“我眼睛瞎了一只,手没瘸。”周大海把烟摁灭在船舷上,“那种桶,一共十二个,全上了他的拖网船。后来听说沉了,说是撞礁,货全没了。”
陈岸低头看脚边的算珠。它们还排成那个化学式,一动不动。风吹过来,也没吹散。
他走到船头,看着四周的海面。阳光照下来,水面闪着光,很平静。但他知道,有些事不一样了。不只是这只桶,还有那些他以为留在上辈子的事。

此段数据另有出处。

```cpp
#define BGK_MAX_COND 3
struct BgkCondSegs { const float* ptr[BGK_MAX_COND]; int64_t ld[BGK_MAX_COND]; int32_t w[BGK_MAX_COND]; int32_t n; };

int bgk_launch_rqs_dense_h2v2(const char* what, const float* cond, int64_t ldc, int32_t d_c, int32_t periodic,
                              const void* A0p, const void* A1p, const void* A2p, float c0, float c1, float c2, const float* cs_dev,
                              int32_t act, const float* y, int64_t ldy, int64_t B, int32_t d, uint64_t circ_mask, int32_t inverse,
                              double left, double right, double bottom, double top,
                              double min_bin_width, double min_bin_height, double min_derivative, int32_t identity_init,
                              float* out, int64_t ldo, float* dlogp, int32_t accumulate, int32_t* bin_idx, int32_t* oob_count,
                              void* stream, const BgkCondSegs* segs = nullptr);

int bgk_launch_rqs_dense_h2v2_train(const char* what, float* z0, float* z1, float* params, int64_t ldp, const int32_t* src_col,
                                    const float* cond, int64_t ldc, int32_t d_c, int32_t periodic,
                                    const void* A0p, const void* A1p, const void* A2p, float c0, float c1, float c2, const float* cs_dev,
                                    int32_t act, const float* y, int64_t ldy, int64_t B, int32_t d, uint64_t circ_mask, int32_t inverse,
                                    double left, double right, double bottom, double top,
                                    double min_bin_width, double min_bin_height, double min_derivative, int32_t identity_init,
                                    float* out, int64_t ldo, float* dlogp, int32_t accumulate, int32_t* bin_idx, int32_t* oob_count,
                                    void* stream, const BgkCondSegs* segs = nullptr);

int bgk_launch_rqs_bwd_recompute(const char* what, const float* z1, const void* A2p, float c2, const float* cs_dev, int32_t act,
                                 const float* y, int64_t ldy, int64_t B, int32_t d, uint64_t circ_mask, int32_t inverse,
                                 double left, double right, double bottom, double top,
                                 double min_bin_width, double min_bin_height, double min_derivative, int32_t identity_init,
                                 const float* g_out, int64_t ldgo, const float* g_dlogp, float* g_y, int64_t ldgy,
                                 float* g_params, int64_t ldgp, float* g_absmax, void* stream);

int bgk_launch_rqs_dense_h2v2_bf16(const char* what, const float* cond, int64_t ldc, int32_t d_c, int32_t periodic,
                                   const void* A0p, const void* A1p, const void* A2p, float c0, float c1, float c2, const float* cs_dev,
                                   int32_t act, const float* y, int64_t ldy, int64_t B, int32_t d, uint64_t circ_mask, int32_t inverse,
                                   double left, double right, double bottom, double top,
                                   double min_bin_width, double min_bin_height, double min_derivative, int32_t identity_init,
                                   float* out, int64_t ldo, float* dlogp, int32_t accumulate, int32_t* bin_idx, int32_t* oob_count,
                                   void* stream, const BgkCondSegs* segs = nullptr);

int bgk_launch_affine_dense_v2(const float* cond, int64_t ldc, int32_t d_c, int32_t periodic,
                               const void* sA0, const void* sA1, const void* sA1b, const void* sA2, float sc0, float sc1, float sc1b, float sc2, int32_t s_act,
                               const void* tA0, const void* tA1, const void* tA1b, const void* tA2, float tc0, float tc1, float tc1b, float tc2, int32_t t_act,
                               const float* log_alpha, int32_t preserve_volume, int32_t is_circular, int32_t inverse,
                               const float* y, int64_t ldy, int64_t B, int32_t d,
                               float* out, int64_t ldo, float* dlogp, int32_t accumulate, void* stream, const BgkCondSegs* segs = nullptr);

struct BgkAffTrainSave { const float* s_cs; float* s_z0; float* s_z1; const float* t_cs; float* t_z0; float* t_z1; float* mu; float* s_raw; int64_t ldms;
                         int64_t ldz; };
int bgk_launch_affine_dense_v2_train(const BgkAffTrainSave* save, const float* cond, int64_t ldc, int32_t d_c, int32_t periodic,
                               const void* sA0, const void* sA1, const void* sA1b, const void* sA2, float sc0, float sc1, float sc1b, float sc2, int32_t s_act,
                               const void* tA0, const void* tA1, const void* tA1b, const void* tA2, float tc0, float tc1, float tc1b, float tc2, int32_t t_act,
                               const float* log_alpha, int32_t preserve_volume, int32_t is_circular, int32_t inverse,
                               const float* y, int64_t ldy, int64_t B, int32_t d,
                               float* out, int64_t ldo, float* dlogp, int32_t accumulate, void* stream, const BgkCondSegs* segs = nullptr);

extern int bgk_h2_variant;
extern int bgk_rc_vjp_variant;

#endif
```

bgflow_amd/csrc/bgk_fused2.hip:

```cpp
#include "bgk_common.h"
#include "bgk_fused2.h"

#ifndef BGK_V2_SAVE
#define BGK_V2_SAVE 0
#endif
#if BGK_V2_SAVE
#include "bgk_mfma_h2.h"
#include "bgk_rqs_vjp.h"
#define coupling_rqs_dense_h2v2_kernel coupling_rqs_dense_h2v2_train_kernel
#endif
#ifndef BGK_V2_BF16
#define BGK_V2_BF16 0
#endif
#if BGK_V2_BF16
#define coupling_rqs_dense_h2v2_kernel coupling_rqs_dense_h2v2_bf16_kernel
typedef short s16x8 __attribute__((ext_vector_type(8)));
#endif
#ifndef BGK_V2_AFFTRAIN
#define BGK_V2_AFFTRAIN 0
#endif
#if BGK_V2_AFFTRAIN
#define coupling_affine_dense_v2_kernel coupling_affine_dense_v2_train_kernel
#endif
constexpr int NPROD = BGK_V2_BF16 ? 1 : 3;

namespace {

typedef float f32x16 __attribute__((ext_vector_type(16)));
typedef _Float16 h16x8 __attribute__((ext_vector_type(8)));
typedef unsigned u32x4 __attribute__((ext_vector_type(4)));

constexpr int FW = 4;
constexpr int FTHREADS = FW * 64;
constexpr int KB = 8;
constexpr int PPD = 3 * KB + 1;
constexpr int DPC = 128 / PPD;
constexpr int SROW = 33;
constexpr int ST = BGK_V2_SAVE ? 33 : 32;
constexpr int KS = 8;
constexpr int GBLK = KS * 8 + 4;
#ifndef BGK_V2_KARG
#define BGK_V2_KARG 2
#endif
#ifndef BGK_V2_RD
#define BGK_V2_RD 4
#endif
#ifndef BGK_V2_TS
#define BGK_V2_TS 0
#endif
#if BGK_V2_TS
#define V2_TS(k) do { const unsigned long long t_ = __builtin_amdgcn_s_memtime(); if (lane == 0 && a.bin_idx) a.bin_idx[b0 * d + (k)] = (int)(unsigned)t_; } while (0)
#else
#define V2_TS(k) do { } while (0)
#endif
constexpr int RD = BGK_V2_RD;
constexpr int EH = 34;

struct CondSegs {
    const float* ptr[BGK_MAX_COND]; int64_t ld[BGK_MAX_COND]; int w[BGK_MAX_COND]; int off[BGK_MAX_COND]; uint32_t magic[BGK_MAX_COND];
    int n;
};

struct SetK { float gnum, low, high, dstep; float kc[7]; };

struct SpC {
    float left, right;
    SetK sa, sb;
    float beta, kout, min_d;
};

struct V2Args {
    CondSegs cs;
    int d_c; int periodic;
    const float* y; int64_t ldy; float* out; int64_t ldo; int d; uint32_t magic_d;
    int64_t B; float* dlogp; int accumulate; int32_t* bin_idx; int32_t* oob_count;
    const uint4* A0; const uint4* A1; const uint4* A2; int S0; int n_chunks; int last_tiles;
    float c0, c1, c2; const float* cs_dev;
    uint64_t circ_mask;
    SpC sc;
    int lds_per_wave;
    int nfs, ys, stage, y_dma, out_lin;
#if BGK_V2_SAVE
    float* z0; float* z1;
    float* params; int64_t ldp;
    const int32_t* src_col;
#endif
};
typedef const __attribute__((address_space(4))) V2Args* kargs_t;

struct BFrag { h16x8 hi[KS], lo[KS]; };
struct TFrag { u32x4 hi, lo; };

__device__ __forceinline__ int drow(int m, int r, int hh) { return 32 * m + (r & 3) + 8 * (r >> 2) + 4 * hh; }

template <int NT, int MS = 4, int RDX = RD>
struct Live {
    static constexpr int NTS = KS * NT;
    static constexpr int NEV = NPROD * NTS + NT;
    f32x16 (&out)[4];
    const BFrag& b;
    const uint4* W;
    unsigned voff;
    TFrag (&ring)[RDX];
    __amdgpu_buffer_rsrc_t rs;

    template <int BLK>
    __device__ __forceinline__ u32x4 blk() {
        return __builtin_amdgcn_raw_buffer_load_b128(rs, voff + ((BLK * 1024) & 4095), (BLK * 1024) & ~4095, 0);
    }
    template <int T>
    __device__ __forceinline__ void load() {
        if constexpr (T < NTS) {
            constexpr int s = T / NT, m = T % NT;
#if BGK_V2_BF16
            ring[T % RDX].hi = blk<(s * MS + m) * 2>();
#else
            ring[T % RDX].hi = blk<(s * MS + m) * 2>();
            ring[T % RDX].lo = blk<(s * MS + m) * 2 + 1>();
#endif
        } else if constexpr (T < NTS + NT) {
            ring[T % RDX].hi = blk<KS * MS * 2 + (T - NTS)>();
        }
    }
    template <int T0, int T1>
    __device__ __forceinline__ void loads() {
        if constexpr (T0 < T1) { load<T0>(); loads<T0 + 1, T1>(); }
    }
    __device__ __forceinline__ void start() {
        __builtin_amdgcn_sched_barrier(0);
        rs = __builtin_amdgcn_make_buffer_rsrc((void*)W, 0, 0x7fffffff, 0x00020000);
        loads<0, RDX>();
        __builtin_amdgcn_sched_barrier(0);
    }
    template <int E>
    __device__ __forceinline__ void event() {
        __builtin_amdgcn_sched_barrier(0);
#if BGK_V2_BF16
        if constexpr (E < NTS) {
            constexpr int T = E, s = T / NT, m = T % NT;
            const s16x8 a = __builtin_bit_cast(s16x8, ring[T % RDX].hi), bb = __builtin_bit_cast(s16x8, b.hi[s]);
            if constexpr (s == 0) {
                const f32x16 z = {0.f, 0.f, 0.f, 0.f, 0.f, 0.f, 0.f, 0.f, 0.f, 0.f, 0.f, 0.f, 0.f, 0.f, 0.f, 0.f};
                out[m] = __builtin_amdgcn_mfma_f32_32x32x16_bf16(a, bb, z, 0, 0, 0);
            } else {
                out[m] = __builtin_amdgcn_mfma_f32_32x32x16_bf16(a, bb, out[m], 0, 0, 0);
            }
            load<T + RDX>();
        } else if constexpr (E < NEV) {
            constexpr int m = E - NTS, T = NTS + m;
            const s16x8 one2 = {(short)0x3f80, (short)0x3f80, 0, 0, 0, 0, 0, 0};
            out[m] = __builtin_amdgcn_mfma_f32_32x32x16_bf16(__builtin_bit_cast(s16x8, ring[T % RDX].hi), one2, out[m], 0, 0, 0);
        }
#else
        if constexpr (E < 3 * NTS) {
            constexpr int T = E / 3, p = E % 3, s = T / NT, m = T % NT;
            const TFrag& f = ring[T % RDX];
            const h16x8 a = __builtin_bit_cast(h16x8, p == 0 ? f.lo : f.hi);
            const h16x8 bb = p == 1 ? b.lo[s] : b.hi[s];
            if constexpr (s == 0 && p == 0) {
                const f32x16 z = {0.f, 0.f, 0.f, 0.f, 0.f, 0.f, 0.f, 0.f, 0.f, 0.f, 0.f, 0.f, 0.f, 0.f, 0.f, 0.f};
                out[m] = __builtin_amdgcn_mfma_f32_32x32x16_f16(a, bb, z, 0, 0, 0);
            } else {
                out[m] = __builtin_amdgcn_mfma_f32_32x32x16_f16(a, bb, out[m], 0, 0, 0);
            }
            if constexpr (p == 2) load<T + RDX>();
        } else if constexpr (E < NEV) {
            constexpr int m = E - 3 * NTS, T = NTS + m;
            const h16x8 one2 = {(_Float16)1.0f, (_Float16)1.0f, 0, 0, 0, 0, 0, 0};
            out[m] = __builtin_amdgcn_mfma_f32_32x32x16_f16(__builtin_bit_cast(h16x8, ring[T % RDX].hi), one2, out[m], 0, 0, 0);
        }
#endif
        __builtin_amdgcn_sched_barrier(0);
    }
    template <int E0, int E1>
    __device__ __forceinline__ void events() {
        if constexpr (E0 < E1) {
            event<E0>();
            events<E0 + 1, E1>();
        }
    }
    template <int HK, int NH>
    __device__ __forceinline__ void hook() {
        constexpr int e0 = (HK * NEV) / NH, e1 = ((HK + 1) * NEV) / NH;
        if constexpr (e0 < e1) events<e0, e1>();
    }
};
struct NoLive {
    template <int HK, int NH> __device__ __forceinline__ void hook() {}
};

template <class G, int BASE, int NH>
struct Hooks {
    G& g;
    template <int I> __device__ __forceinline__ void at() { g.template hook<BASE + I, NH>(); }
};
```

他掏出纸条,又看了一眼那个化学式。铀-238,半衰期四十五亿年。这东西不该出现在渔场附近,更不该被人随便扔进海里。
“你打算怎么办?”周大海走过来问。
“先查。”陈岸说,“查这批货从哪来,谁经的手,为什么现在冒出来。”
“怕不怕惹麻烦?”
“怕也得查。”他把纸折好,重新塞进口袋,“这东西要是真有问题,迟早会出事。我不信巧合,从穿越那天起,我就没信过。”
周大海点点头,没再多说。他回到自己船上,发动引擎,在主船旁边停下,靠在船舷上闭眼休息。那根烟被他夹回耳朵上,像根黑棍子。
陈小满坐在船舱口,抱着膝盖,额头冒汗。她手里还抓着断掉的算盘框,手指发白。刚才那一砸,好像让她很累。
“你还好吗?”陈岸走过去问。
“行。”她吸了口气,“就是头有点晕,像听多了海浪声。”
他摸了摸她的头,没说话。
渔船停在海中央,周围什么都没有。那只铁桶绑在船尾,随着波浪轻轻晃动。海水还是蓝的,天上也没有云。
但陈岸知道,有些事变了。
他抬起手,看掌心。光已经没了,但皮肤底下好像有什么在动,像鱼鳔鼓了一下。
他把手放回海水里。
凉的。
系统没再响。风还在吹。远处飞过一只海鸥,翅膀都没怎么动。
他就这么坐着,手泡在水里,眼睛盯着东经123°的海面,一动不动。
船随着波浪轻轻晃,像在等下一步。